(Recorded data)
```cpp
static void wgrad_fill_plan(int B, int H, int W, int cout, int cin, int nsrc, int K, bool masked, bool aligned, bool want_bias, YnetWgradPlan& p) {
    p = YnetWgradPlan{};
    const bool dma = wgrad_dma_shape(W, K) && aligned;
    const int th = dma ? 2 : 4;
    p.rows = th;
    p.tiles_x = ceil_div(W, 32);
    p.tiles_y = ceil_div(H, th);
    p.ntiles = wgrad_plan(B, H, W, cout, cin, K, th, &p.nsplit);
    p.co_blks = ceil_div(cout, 32);
    p.ci_blks = ceil_div(cin, wgrad_cib(K));
    if (dma) {
        p.kernel = wgrad_roll_plan(p, B, H, W, cin, masked) ? 3 : 2;
    } else if (wgrad1x1_stream_ok(H, W, cout, cin, nsrc, K, masked, aligned)) {
        p.kernel = 4;
        p.rows = 0;
        const long long chunks = (long long)B * (((long long)H * W) / 16);
        int grid = WG1X1_BLOCKS;
        if ((long long)grid * 4 > chunks) grid = (int)((chunks + 3) / 4);
        p.nsplit = grid;
        p.ct = cout <= 16 ? 1 : 2;
    } else {
        p.kernel = 1;
    }
    p.partial_floats = (long long)p.nsplit * cout * cin * K * K + (want_bias ? (long long)p.nsplit * cout : 0);
}

extern "C" {

long long ynet_conv2d_wgrad_workspace_floats(int B, int H, int W, int cout, int cin, int K) {
    int n1 = 0, n2 = 0, n4 = 0;
    wgrad_plan(B, H, W, cout, cin, K, 1, &n1);
    wgrad_plan(B, H, W, cout, cin, K, 2, &n2);
    wgrad_plan(B, H, W, cout, cin, K, 4, &n4);
    int n = n1 > n2 ? (n1 > n4 ? n1 : n4) : (n2 > n4 ? n2 : n4);
    if (K == 1 && n < WG1X1_BLOCKS) n = WG1X1_BLOCKS;
    return (long long)n * ((long long)cout * cin * K * K + cout);
}

int ynet_conv2d_wgrad(const float* const* src, const int* src_c, const long long* src_bs, int nsrc,
                      const float* dy, long long dy_bs, const float* mask, long long mask_bs,
                      float* dw, float* db, float* workspace, int B, int H, int W, int cout, int K,
                      void* stream) {
    YNET_REQUIRE(nsrc >= 1 && nsrc <= YNET_MAX_SRC, "conv2d_wgrad: 1..%d sources supported", YNET_MAX_SRC);
    YNET_REQUIRE(dy && dw && workspace, "conv2d_wgrad: null pointer");
    YNET_REQUIRE(B > 0 && H > 0 && W > 0 && cout > 0, "conv2d_wgrad: empty problem");
    WgradArgs a{};
    a.nsrc = nsrc;
    a.cin = 0;
    for (int i = 0; i < nsrc; ++i) {
        YNET_REQUIRE(src[i] != nullptr && src_c[i] > 0, "conv2d_wgrad: source %d is null/empty", i);
        a.src[i] = YSrc{src[i], src_c[i], src_bs[i], 0};
        a.cin += src_c[i];
    }
    a.dy = dy;
    a.dy_bs = dy_bs;
    a.mask = mask;
    a.mask_bs = mask_bs;
    a.B = B;
    a.H = H;
    a.W = W;
    a.cout = cout;
    bool aligned = true;
    {
        auto misaligned = [](const void* p, long long bs) { return (reinterpret_cast<uintptr_t>(p) & 15) != 0 || (bs & 3) != 0; };
        for (int i = 0; i < nsrc; ++i) aligned = aligned && !misaligned(src[i], src_bs[i]);
        aligned = aligned && !misaligned(dy, dy_bs) && (mask == nullptr || !misaligned(mask, mask_bs));
    }
    YnetWgradPlan p;
    wgrad_fill_plan(B, H, W, cout, a.cin, nsrc, K, mask != nullptr, aligned, db != nullptr, p);
    a.tiles_x = p.tiles_x;
    a.tiles_y = p.tiles_y;
    a.ntiles = p.ntiles;
    a.nsplit = p.nsplit;
    a.co_blks = p.co_blks;
    a.ci_blks = p.ci_blks;
    a.seg = p.seg;
    a.nseg_y = p.nseg_y;
    a.nsegs = p.nsegs;
    a.partial_w = workspace;
    a.partial_b = db ? workspace + (long long)a.nsplit * cout * a.cin * K * K : nullptr;
    hipStream_t st = (hipStream_t)stream;
    switch (p.kernel) {
        case 3:
            a.debug = wgrad_roll_debug();
            return mask ? launch_wgrad_roll<true>(a, dw, db, st) : launch_wgrad_roll<false>(a, dw, db, st);
        case 2: return mask ? launch_wgrad_dma<true, 2>(a, dw, db, st) : launch_wgrad_dma<false, 2>(a, dw, db, st);
        case 4: return launch_wgrad1x1_stream(a, p.ct, dw, db, st);
        default: break;
    }
    switch (K) {
        case 1: return launch_wgrad<1>(a, dw, db, st);
        case 3: return launch_wgrad<3>(a, dw, db, st);
        case 5: return launch_wgrad<5>(a, dw, db, st);
        default: ynet_set_error("conv2d_wgrad: kernel size %d not supported (1, 3, 5)", K); return 1;
    }
}

int ynet_conv2d_wgrad_plan(int B, int H, int W, int cout, const int* src_c, int nsrc, int K, int masked, int aligned, int want_bias,
                           YnetWgradPlan* out) {
    YNET_REQUIRE(out != nullptr && src_c != nullptr, "conv2d_wgrad_plan: null pointer");
    YNET_REQUIRE(nsrc >= 1 && nsrc <= YNET_MAX_SRC, "conv2d_wgrad_plan: 1..%d sources supported", YNET_MAX_SRC);
    YNET_REQUIRE(B > 0 && H > 0 && W > 0 && cout > 0, "conv2d_wgrad_plan: empty problem");
    YNET_REQUIRE(K == 1 || K == 3 || K == 5, "conv2d_wgrad_plan: kernel size %d not supported (1, 3, 5)", K);
    int cin = 0;
    for (int i = 0; i < nsrc; ++i) {
        YNET_REQUIRE(src_c[i] > 0, "conv2d_wgrad_plan: source %d is empty", i);
        cin += src_c[i];
    }
    wgrad_fill_plan(B, H, W, cout, cin, nsrc, K, masked != 0, aligned != 0, want_bias != 0, *out);
    return 0;
}

}
```

Baseline: 4987 trajectories/s.

## Add narrow-channel forms to rolling 3x3 wgrad kernel with flattened tap accumulators

Adds two specialised forms of the rolling-window 3x3 weight-gradient kernel for layers with at most 16 input channels. Both halve the input ring to 16 channels with a padded row stride, which shrinks LDS use. For 14 or fewer channels, a flat form packs (channel, tap) pairs into 16-wide MFMA columns, so it needs 8 accumulators instead of 9 and does no MFMA work on empty channel slots. This comes at the cost of per-lane gathered LDS addresses, split 32-bit reads, and a loop unrolled three ways over ring phases.

Result: no change. 5004 trajectories/s (median of 6 runs) (+0.3%).

```diff
diff --git a/motion-style-transfer_amd/csrc/wgrad_mfma.hip b/motion-style-transfer_amd/csrc/wgrad_mfma.hip
--- a/motion-style-transfer_amd/csrc/wgrad_mfma.hip
+++ b/motion-style-transfer_amd/csrc/wgrad_mfma.hip
@@ -610,24 +610,41 @@
     asm volatile("ds_read_b64 %0, %1 offset:%2" : "=v"(v) : "v"(addr), "n"(OFF));
 }
 
-template <bool MASK>
+template <bool MASK, int FORM>
 struct WgRollCfg {
-    static constexpr int TW = 32, XCS = 44, XRS = 32 * XCS, XPS = 2 * XRS, XRING = 3 * XPS;
-    static constexpr int PQ = 2 * 32 * 11;
+    static constexpr bool NARROW = FORM != 0, FLAT = FORM == 2;
+    static constexpr int TW = 32, XCS = 44, XCH = NARROW ? 16 : 32;
+    static constexpr int XRS = XCH * XCS + (NARROW ? 23 * 4 : 0);
+    static constexpr int PQ = XRS / 4 + XCH * 11;
     static constexpr int XI = (PQ + 255) / 256;
+    static constexpr int XLASTW = (PQ - (XI - 1) * 256 + 63) / 64;
+    static constexpr int XPS = 2 * XRS, XRING = 3 * XPS;
+    static constexpr int NACC = FLAT ? 8 : 9, RED = NACC * 4 + 1;
+    static_assert(XRS % 4 == 0 && ((XI - 1) * 256 + XLASTW * 64) * 4 <= XPS, "a pair's DMA (whole waves) stays inside its ring slot");
+    static_assert(!NARROW || XRS % 32 == 28, "narrow ring: consecutive rows 28 banks apart");
     static constexpr int DDATA = 2 * TW / 4, DQ = (DDATA + 1 + 6) / 8 * 8 + 1, DCH = DQ * 4;
     static constexpr int DS = 32 * DCH + 128, DBUF = DS * (MASK ? 2 : 1);
     static constexpr int DI = (32 * DQ + 255) / 256;
     static constexpr int LDS_FLOATS = XRING + 2 * DBUF, LDS_BYTES = LDS_FLOATS * 4;
     static constexpr int NGRP = 8;
     static_assert(DCH % 32 == 4 && (XCS * 4) % 16 == 0, "operand strides");
-    static_assert(3 * 37 * 64 <= LDS_FLOATS, "cross-wave reduction scratch fits");
+    static_assert(3 * RED * 64 <= LDS_FLOATS, "cross-wave reduction scratch fits");
 };
 
-template <bool MASK>
+template <int OFF>
+__device__ __forceinline__ void wg_ld11(f32x2& v, unsigned addr) {
+    float lo, hi;
+    asm volatile("ds_read_b32 %0, %1 offset:%2" : "=v"(lo) : "v"(addr), "n"(OFF));
+    asm volatile("ds_read_b32 %0, %1 offset:%2" : "=v"(hi) : "v"(addr), "n"(OFF + 4));
+    v = f32x2{lo, hi};
+}
+
+template <bool MASK, int FORM>
 __global__ __launch_bounds__(256, MASK ? 2 : 3) void wgrad_roll_kernel(const WgradArgs a) {
-    using C = WgRollCfg<MASK>;
+    using C = WgRollCfg<MASK, FORM>;
     constexpr int TW = C::TW, XCS = C::XCS, XRS = C::XRS, XPS = C::XPS, DQ = C::DQ, DCH = C::DCH, XI = C::XI, DI = C::DI, KK = 9;
+    constexpr int NACC = C::NACC, ROWQ = XRS / 4;
+    constexpr bool FLAT = C::FLAT;
     extern __shared__ __attribute__((aligned(16))) float smem[];
     auto ds_of = [&](int b) { return smem + C::XRING + b * C::DBUF; };
     auto ms_of = [&](int b) { return smem + C::XRING + b * C::DBUF + C::DS; };
@@ -654,12 +671,12 @@
 #pragma unroll
     for (int k = 0; k < XI; ++k) {
         const int q = tid + k * 256;
-        const int row = q / 352, within = q - row * 352, ch = within / 11, u = within - ch * 11;
+        const int row = q / ROWQ, within = q - row * ROWQ, ch = within / 11, u = within - ch * 11;
         xrow[k] = row;
         xcol[k] = 4 * u - 4;
         int c = ci0 + ch, sid = -1;
         unsigned off = 0;
-        if (q < C::PQ && u < 10 && ch < ncib) {
+        if (q < C::PQ && u < 10 && ch < C::XCH && ch < ncib) {
 #pragma unroll
             for (int s = 0; s < YNET_MAX_SRC; ++s) {
                 if (sid < 0 && s < a.nsrc) {
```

### Task requirements
Pull out every line in the data above that has the word "supported".

### Answer to the problem
    YNET_REQUIRE(nsrc >= 1 && nsrc <= YNET_MAX_SRC, "conv2d_wgrad: 1..%d sources supported", YNET_MAX_SRC);
        default: ynet_set_error("conv2d_wgrad: kernel size %d not supported (1, 3, 5)", K); return 1;
    YNET_REQUIRE(nsrc >= 1 && nsrc <= YNET_MAX_SRC, "conv2d_wgrad_plan: 1..%d sources supported", YNET_MAX_SRC);
    YNET_REQUIRE(K == 1 || K == 3 || K == 5, "conv2d_wgrad_plan: kernel size %d not supported (1, 3, 5)", K);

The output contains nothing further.